Task data:
int pr_step_sorted(PrPart *p, const double *x_full, double *x_local, double *rank_out, hipStream_t s) {
    const double dn = (double)p->n_global;
    SortedArgs a;
    a.blocks = p->blocks.p;
    a.ci = p->ci;
    a.sci = p->sci.p;
    a.spk = p->spk.p;
    a.gbase = p->gbase.p;
    a.outdeg = p->outdeg;
    a.x_in = x_full;
    a.x_out = x_local;
    a.rank_out = rank_out;
    a.chunk = (int64_t)p->chunk;
    a.nranks = p->nranks;
    a.zero_slot = p->nd == 0 ? 1 : 0;
    a.zero_col = (int32_t)p->chunk - 2;
    a.teleport0 = (1.0 - p->damping) / dn;
    a.damping_over_n = p->damping / dn;
    a.damping = p->damping;
    a.long_first = p->long_first.p;
    a.long_nseg = p->long_nseg.p;
    a.long_part = p->long_part.p;
    a.long_ticket = p->long_ticket.p;
    a.nlong = p->nlong_blocks;
    a.nlong_pad = p->nlong_pad;
    a.dslot = p->fused_dangling ? p->dslot.p : nullptr;
    a.dpart = p->fdpart.p;
    a.dticket = p->fdticket.p;
    a.ndblocks = p->ndblocks;
    a.units = p->units.p;
    a.nunits = p->nunits;
    a.uslab = p->uslab.p;
    a.uticket = p->uticket.p;
    a.comb = p->ncstripes > 0 ? 1 : 0;
    a.cstripes = p->cstripes.p;
    a.xd = p->xd.p;
    a.live = (int64_t)p->live;
    a.utimes = nullptr;
    a.npk = p->npk.p;
    a.nbase = p->nbase.p;
    a.null_sg = p->null_sg;
    a.nt_col = p->nt_col;
    a.ppk = p->ppk.p;
    a.pbase = p->pbase.p;
    a.pnull_sg = p->pnull_sg;
    if (p->npair && (reinterpret_cast<uintptr_t>(x_full) & 15))
        return fail(GX_INVALID_VALUE, "pr_step_sorted: pair slots need x 16-byte aligned");
    a.queue = p->queue.p;
    a.iso_rows = 0.0;
    if (!rank_out && p->fused_dangling && p->iso_units) {
        a.nunits -= p->iso_units;
        a.ndblocks -= p->iso_dblocks;
        a.iso_rows = (double)p->iso_rows;
        if (a.ndblocks == 0) a.zero_slot = 1;
    }
    const char *times_path = std::getenv("GX_PR_UNIT_TIMES");
    const uint32_t nw = p->nlong_pad + a.nunits;
    if (times_path && nw) {
        if (!p->utimes.p) GX_TRY(p->utimes.alloc(4 * (size_t)(p->nlong_pad + p->nunits)));
        a.utimes = p->utimes.p;
    }
    if (nw) {
        KTimer kt(p->ctx, "pr_pull", s);
        const size_t lds = (size_t)(1 << kRowBits) * sizeof(double);
        const bool use_queue = p->queue_on == 1 || (p->queue_on == -1 && p->nlong_pad + p->nunits >=
                                                                              2u * (unsigned)std::max(1, p->ctx->num_cus));
        const unsigned nq = std::min<unsigned>(nw, (unsigned)std::max(1, p->ctx->num_cus));
        const PullKernel k = use_queue ? pull_kernel<true>(a.utimes != nullptr, p->cache_policy)
                                       : pull_kernel<false>(a.utimes != nullptr, p->cache_policy);
        hipLaunchKernelGGL(k, dim3(use_queue ? nq : nw), dim3(kBS), lds, s, a);
        if (p->ncstripes) hipLaunchKernelGGL(k_pr_combine, dim3(p->ncstripes), dim3(kCombBS), 0, s, a);
        if (a.utimes && ++p->utimes_launch == env_int("GX_PR_UNIT_TIMES_LAUNCH", 5, 1, 1 << 30)) {
            std::vector<uint64_t> t(4 * (size_t)nw);
            std::vector<SortedUnit> us(p->nunits);
            std::vector<RowBlock> bs(p->nblocks);
            GX_HIP_TRY(hipStreamSynchronize(s));
            GX_HIP_TRY(hipMemcpy(t.data(), p->utimes.p, t.size() * 8, hipMemcpyDeviceToHost));
            if (p->nunits) GX_HIP_TRY(hipMemcpy(us.data(), p->units.p, us.size() * sizeof(SortedUnit), hipMemcpyDeviceToHost));
            if (p->nblocks) GX_HIP_TRY(hipMemcpy(bs.data(), p->blocks.p, bs.size() * sizeof(RowBlock), hipMemcpyDeviceToHost));
            static std::atomic<int> ndump{0};
            char path[512];
            std::snprintf(path, sizeof path, times_path, ndump.fetch_add(1));
            if (FILE *f = std::fopen(path, "w")) {
                std::fprintf(f, "wg kind blk unit nunits entries rows t0 tgather t1 xcc\n");
                for (size_t w = 0; w < nw; w++) {
                    if (w >= p->nlong_blocks && w < p->nlong_pad) continue;
                    const bool lng = w < p->nlong_blocks;
                    long long ents = 0, nrows = 0;
                    int blk = -1, unit = 0, nunits = 1;
                    if (lng) {
                        ents = bs[w].nz_end - bs[w].nz_begin;
                        nrows = 1;
                        blk = (int)w;
                    } else {
                        const SortedUnit &u = us[w - p->nlong_pad];
                        for (int64_t k0 = u.lo; k0 < u.hi; k0 += u.step) ents += std::min<int64_t>(u.step / u.nunits, u.hi - k0);
                        for (int64_t r = u.unit; r * 16 < u.nsg; r += u.nunits)
                            ents += std::min<int64_t>(16, u.nsg - r * 16) * kNSg;
                        for (int64_t r = u.unit; r * 16 < u.psg; r += u.nunits)
                            ents += std::min<int64_t>(16, u.psg - r * 16) * kPSg * 2;
                        blk = u.blk;
                        unit = u.unit;
                        nunits = u.nunits;
                        nrows = bs[u.blk].row_end - bs[u.blk].row_begin;
                    }
                    std::fprintf(f, "%zu %s %d %d %d %lld %lld %llu %llu %llu %llu\n", w,
                                 lng ? "long" : "unit", blk, unit, nunits, ents, nrows,
                                 (unsigned long long)t[4 * w], (unsigned long long)t[4 * w + 1],
                                 (unsigned long long)t[4 * w + 2], (unsigned long long)t[4 * w + 3]);
                }
                std::fclose(f);
            }
        }
    } else if (a.zero_slot) {
        GX_HIP_TRY(hipMemsetAsync(x_local + p->chunk - 1, 0, sizeof(double), s));
    }
    GX_TRY(check_launch("k_pr_pull_units"));
    return p->fused_dangling ? GX_SUCCESS : pr_dangling(p, x_local, s);
}

}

What to produce: Extract, please, the lines from the start of the entries above through the one with "a.long_first = p->long_first.p;", both included, reproducing each exactly and adding nothing.

The answer:
int pr_step_sorted(PrPart *p, const double *x_full, double *x_local, double *rank_out, hipStream_t s) {
    const double dn = (double)p->n_global;
    SortedArgs a;
    a.blocks = p->blocks.p;
    a.ci = p->ci;
    a.sci = p->sci.p;
    a.spk = p->spk.p;
    a.gbase = p->gbase.p;
    a.outdeg = p->outdeg;
    a.x_in = x_full;
    a.x_out = x_local;
    a.rank_out = rank_out;
    a.chunk = (int64_t)p->chunk;
    a.nranks = p->nranks;
    a.zero_slot = p->nd == 0 ? 1 : 0;
    a.zero_col = (int32_t)p->chunk - 2;
    a.teleport0 = (1.0 - p->damping) / dn;
    a.damping_over_n = p->damping / dn;
    a.damping = p->damping;
    a.long_first = p->long_first.p;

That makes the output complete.